- Mugal Chak Location in Punjab, India Mugal Chak Mugal Chak (India)
- Coordinates: 31°23′44″N 74°53′33″E﻿ / ﻿31.395465°N 74.892377°E
- Country: India
- State: Punjab
- District: Kapurthala

Government
- • Type: Panchayati raj (India)
- • Body: Gram panchayat

Population (2011)
- • Total: 505
- Sex ratio 276/229♂/♀

Languages
- • Official: Punjabi
- • Other spoken: Hindi
- Time zone: UTC+5:30 (IST)
- PIN: 144624
- Telephone code: 01822
- ISO 3166 code: IN-PB
- Vehicle registration: PB-09
- Website: kapurthala.gov.in

= Mugal Chak =

Mugal Chak is a village in Kapurthala district of Punjab State, India. It is located 25 km from Kapurthala, which is both district and sub-district headquarters of Mugal Chak. The village is administrated by a Sarpanch who is an elected representative of village as per the constitution of India and Panchayati raj (India).

== Demography ==
According to the report published by Census India in 2011, Mugal Chak has total number of 96 houses and population of 505 of which include 276 males and 229 females.

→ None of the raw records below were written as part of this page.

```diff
 template <int DT>
 __global__ __launch_bounds__(256) void kmeans2_mask_compact_kernel(const float* __restrict__ comp, const int* __restrict__ dest,
                                                                    long per_utt, int D_rt, const float* __restrict__ ws,
diff --git a/onssen_amd/csrc/lstm.inc b/onssen_amd/csrc/lstm.inc
--- a/onssen_amd/csrc/lstm.inc
+++ b/onssen_amd/csrc/lstm.inc
@@ -342,6 +342,13 @@
   unsigned short* yimg_b = nullptr;
   int T_b = 0;
   const int* frames_b = nullptr;
+  int aux_n = 0, aux_D = 0;
+  float aux_db = 0.f;
+  const float* aux_feat = nullptr;
+  long aux_per_utt = 0, aux_stride = 0;
+  float* aux_w = nullptr;
+  int* aux_iw = nullptr;
+  int* aux_dest = nullptr;
 };
 
 template <int J>
@@ -349,9 +356,10 @@
   return (unsigned)__builtin_amdgcn_update_dpp(0, (int)v, J * 0x55, 0xf, 0xf, false);
 }
 
-template <int NT, int NW, bool FUSE, int TERMS, bool STACK, bool SAVE = false, bool RAGGED = false>
+template <int NT, int NW, bool FUSE, int TERMS, bool STACK, bool SAVE = false, bool RAGGED = false, bool AUX = false>
 __global__ __launch_bounds__(64 * NW) void lstm_xcd_kernel(XcdArgs p) {
   static_assert(!STACK || TERMS == 3, "stacking is a property of the split form");
+  static_assert(!AUX || (TERMS == 3 && !FUSE && !SAVE && !RAGGED), "aux workgroups ride in the uniform pair launch");
   constexpr bool F32 = TERMS == 0;
   static_assert(!F32 || (!FUSE && !SAVE), "the exact-fp32 form is the plain inference recurrence");
   static_assert(NW == 8, "waves 5..7 never own elements: they stage the input projection");
@@ -389,6 +397,14 @@
   __shared__ long long stamp_s[PROF ? STN * 24 : 1];
   const int tid = threadIdx.x, lane = tid & 63;
   const int wave = __builtin_amdgcn_readfirstlane(tid >> 6);
+  if constexpr (AUX) {
+    static_assert(sizeof(part_s) >= NTHR * 8 + 512, "the map's scratch fits the partial sums' LDS");
+    if ((int)blockIdx.x >= 8 * p.NU) {
+      kmeans2_map_workgroup<NTHR>(p.aux_feat, p.aux_per_utt, p.aux_db, p.aux_w, p.aux_stride, p.aux_iw, p.aux_dest, p.aux_D, p.B,
+                                  (int)blockIdx.x - 8 * p.NU, p.aux_n, part_s);
+      return;
+    }
+  }
   const int ugi = blockIdx.x >> 3, g = (p.ablate & 8) ? ((blockIdx.x + ugi) & 7) : (blockIdx.x & 7);
   if (PROF && p.dbg && tid == 0)
     p.dbg[4096 + blockIdx.x] = (long long)(__builtin_amdgcn_s_getreg(6164) & 15u) |
diff --git a/onssen_amd/csrc/lstm_run.inc b/onssen_amd/csrc/lstm_run.inc
--- a/onssen_amd/csrc/lstm_run.inc
+++ b/onssen_amd/csrc/lstm_run.inc
@@ -181,8 +181,11 @@
   xa.row0 = 0;
   xa.nbg_a = ceil_div(xa.B, xa.RG);
   xa.nbg = 2 * xa.nbg_a;
-  const dim3 grid((unsigned)(8 * xa.NU));
+  if (xa.aux_n < 0 || (xa.aux_n > 0 && xa.frames)) return ONSSEN_E_ARG;
+  const dim3 grid((unsigned)(8 * xa.NU + xa.aux_n));
   if (xa.frames) hipLaunchKernelGGL((lstm_xcd_kernel<NT, 8, false, 3, true, false, true>), grid, dim3(512), 0, st, xa);
+  else if (xa.aux_n > 0 && xa.RG == 8) hipLaunchKernelGGL((lstm_xcd_kernel<NT, 8, false, 3, true, false, false, true>), grid, dim3(512), 0, st, xa);
+  else if (xa.aux_n > 0) hipLaunchKernelGGL((lstm_xcd_kernel<NT, 8, false, 3, false, false, false, true>), grid, dim3(512), 0, st, xa);
   else if (xa.RG == 8) hipLaunchKernelGGL((lstm_xcd_kernel<NT, 8, false, 3, true, false>), grid, dim3(512), 0, st, xa);
   else hipLaunchKernelGGL((lstm_xcd_kernel<NT, 8, false, 3, false, false>), grid, dim3(512), 0, st, xa);
   hipError_t e = hipGetLastError();
@@ -384,10 +387,11 @@
   return blstm_forward_impl(x, xs_b, xs_t, B, T, in_dim, H, 1, ug, wih_a, whh_a, bias, y, ws, ws_bytes, flags, stream, gates, cs);
 }
 
+struct Pipe2Map { float db = 0.f; int D = 0; void* ws = nullptr; size_t ws_bytes = 0; };
 static int blstm_pipe2_impl(const float* x, int64_t xs_b, int64_t xs_t, int B, int T_cap, int T, const int32_t* frames, int T_prev,
                             const int32_t* frames_prev, int in_dim, int H, int ug, const float* const* wih_p_host,
                             const float* const* whh_p_host, const float* const* bias_p_host, void* ws, size_t ws_bytes, int flags,
-                            void* stream) {
+                            void* stream, const Pipe2Map& map = Pipe2Map()) {
   LstmGeo g;
   Pipe2Ws o;
   if (!lstm_geo(H, ug, &g)) return ONSSEN_E_ARG;
@@ -400,6 +404,12 @@
   if (ws_bytes < o.total) return ONSSEN_E_WORKSPACE;
   if (!aligned256(ws)) return ONSSEN_E_ALIGN;
   if (ug > 20 || g.NU > 32 || g.KQ2 > 24) return ONSSEN_E_ARG;
+  const DcWs ml(B, T, in_dim, map.D);
+  if (map.ws) {
+    if (frames || map.D <= 0 || map.D > km::DMAX || xs_t != in_dim || xs_b != (int64_t)T * in_dim) return ONSSEN_E_ARG;
+    if (map.ws_bytes < ml.compact_bytes) return ONSSEN_E_WORKSPACE;
+    if (!aligned256(map.ws)) return ONSSEN_E_ALIGN;
+  }
   char* base = (char*)ws;
   float *G0 = (float*)(base + o.g0), *G1 = (float*)(base + o.g1);
   uint16_t *img_x = (uint16_t*)(base + o.img_x), *img0 = (uint16_t*)(base + o.img0), *img1 = (uint16_t*)(base + o.img1);
@@ -417,6 +427,11 @@
   xa.G_b = G0; xa.whh_b = (const unsigned short*)whh_p_host[0]; xa.yimg_b = img0; xa.T_b = T; xa.frames_b = frames;
   xa.ximg = img_x; xa.bias0 = bias_p_host[0]; xa.x0 = x; xa.xs_b = (long)xs_b; xa.xs_t = (long)xs_t;
   xa.terms = 3;
+  if (map.ws) {
+    xa.aux_n = B < 16 ? B : 16;
+    xa.aux_D = map.D; xa.aux_db = map.db; xa.aux_feat = x; xa.aux_per_utt = (long)T * in_dim; xa.aux_stride = ml.stride;
+    xa.aux_w = (float*)map.ws; xa.aux_iw = ml.at<int>(map.ws, ml.iw); xa.aux_dest = ml.at<int>(map.ws, ml.dest);
+  }
   ONSSEN_CLEAR_ERROR();
   rc = dispatch_ug<20>(ug, [&](auto ugc) { return launch_xcd_pair<decltype(ugc)::value / 4>(xa, (hipStream_t)stream); });
   if (rc != ONSSEN_OK || g_ready) return rc;
@@ -429,6 +444,17 @@
                                    const float* const* bias_p_host, void* ws, size_t ws_bytes, int flags, void* stream) {
   return blstm_pipe2_impl(x, xs_b, xs_t, B, T, T, nullptr, T, nullptr, in_dim, H, ug, wih_p_host, whh_p_host, bias_p_host, ws, ws_bytes,
                           flags, stream);
+}
+
+int onssen_blstm_pipe2_map_forward_f32(const float* x, int64_t xs_b, int64_t xs_t, int B, int T, int in_dim, int H, int ug,
+                                       const float* const* wih_p_host, const float* const* whh_p_host,
+                                       const float* const* bias_p_host, void* ws, size_t ws_bytes, int flags, float db_threshold, int D,
+                                       void* map_ws, size_t map_ws_bytes, void* stream) {
+  if (!map_ws) return ONSSEN_E_ARG;
+  Pipe2Map map;
+  map.db = db_threshold; map.D = D; map.ws = map_ws; map.ws_bytes = map_ws_bytes;
+  return blstm_pipe2_impl(x, xs_b, xs_t, B, T, T, nullptr, T, nullptr, in_dim, H, ug, wih_p_host, whh_p_host, bias_p_host, ws, ws_bytes,
+                          flags, stream, map);
 }
 
 int onssen_blstm_pipe2_forward_ragged_f32(const float* x, int64_t xs_b, int64_t xs_t, int B, int T_cap, int T, const int32_t* frames,
diff --git a/onssen_amd/separation.py b/onssen_amd/separation.py
--- a/onssen_amd/separation.py
+++ b/onssen_amd/separation.py
@@ -443,7 +443,7 @@
 
 class DCPipeline(_DCPipeCore):
 
-    def __init__(self, model, B, n_samples, window_size=256, hop_size=64, db_threshold=40.0, iters=20, tol=1e-4, graph=True):
+    def __init__(self, model, B, n_samples, window_size=256, hop_size=64, db_threshold=40.0, iters=20, tol=1e-4, graph=True, aux_map=True):
         from .nn._core import _version_key
         why = _dc_pipe_why_not(model, B, window_size, 32)
         if why:
@@ -460,6 +460,7 @@
         self.masks = mk(B, T, F, 2)
         self.graphs = [None, None]
         self.use_graph = bool(graph)
+        self.aux_map = bool(aux_map)
         self._wkey = None
         self._version_key = _version_key
         self._prime()
@@ -470,10 +471,14 @@
         pk = self.model._packed.get(self.ug)
         lib.stft_logmag(self.wav[p].data_ptr(), B, self.n, self.n, self.nfft, self.hop, 1e-7, self.logmag[p].data_ptr(),
                         self.ri[p].data_ptr(), st)
-        lib.dc_index(self.logmag[p].data_ptr(), B, T, F, self.D, self.db, self.cws[p].data_ptr(), self.cnb, st)
-        lib.blstm_pipe2_forward(self.logmag[p].data_ptr(), T * F, F, B, T, F, self.H, self.ug,
-                                [t.data_ptr() for t in pk.wih_img], [t.data_ptr() for t in pk.whh_x3], [t.data_ptr() for t in pk.bias],
-                                self.ws.data_ptr(), self.wnb, self.flags, st)
+        weights = [t.data_ptr() for t in pk.wih_img], [t.data_ptr() for t in pk.whh_x3], [t.data_ptr() for t in pk.bias]
+        if self.aux_map:
+            lib.blstm_pipe2_map_forward(self.logmag[p].data_ptr(), T * F, F, B, T, F, self.H, self.ug, *weights, self.ws.data_ptr(), self.wnb,
+                                        self.flags, self.db, self.D, self.cws[p].data_ptr(), self.cnb, st)
+        else:
+            lib.dc_index(self.logmag[p].data_ptr(), B, T, F, self.D, self.db, self.cws[p].data_ptr(), self.cnb, st)
+            lib.blstm_pipe2_forward(self.logmag[p].data_ptr(), T * F, F, B, T, F, self.H, self.ug, *weights, self.ws.data_ptr(), self.wnb,
+                                    self.flags, st)
         if back_end:
             m = self.masks
             self._back_end(pk, 1 - p, T, self.comp_off, self.dest_off, self.ri[1 - p], (m.stride(0), m.stride(3), m.stride(1), m.stride(2)),
```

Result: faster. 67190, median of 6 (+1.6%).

Literacy rate of Mugal Chak is 79.57%, higher than state average of 75.84%. The population of children under the age of 6 years is 45 which is 8.91% of total population of Mugal Chak, and child sex ratio is approximately 607, lower than state average of 846.

== Population data ==

| Particulars | Total | Male | Female |
|---|---|---|---|
| Total No. of Houses | 96 | - | - |
| Population | 505 | 276 | 229 |
| Child (0-6) | 45 | 28 | 17 |
| Schedule Caste | 161 | 87 | 74 |
| Schedule Tribe | 0 | 0 | 0 |
| Literacy | 79.57 % | 87.10 % | 70.75 % |
| Total Workers | 159 | 152 | 7 |
| Main Worker | 153 | 0 | 0 |
| Marginal Worker | 6 | 5 | 1 |

==Air travel connectivity==
The closest airport to the village is Sri Guru Ram Dass Jee International Airport.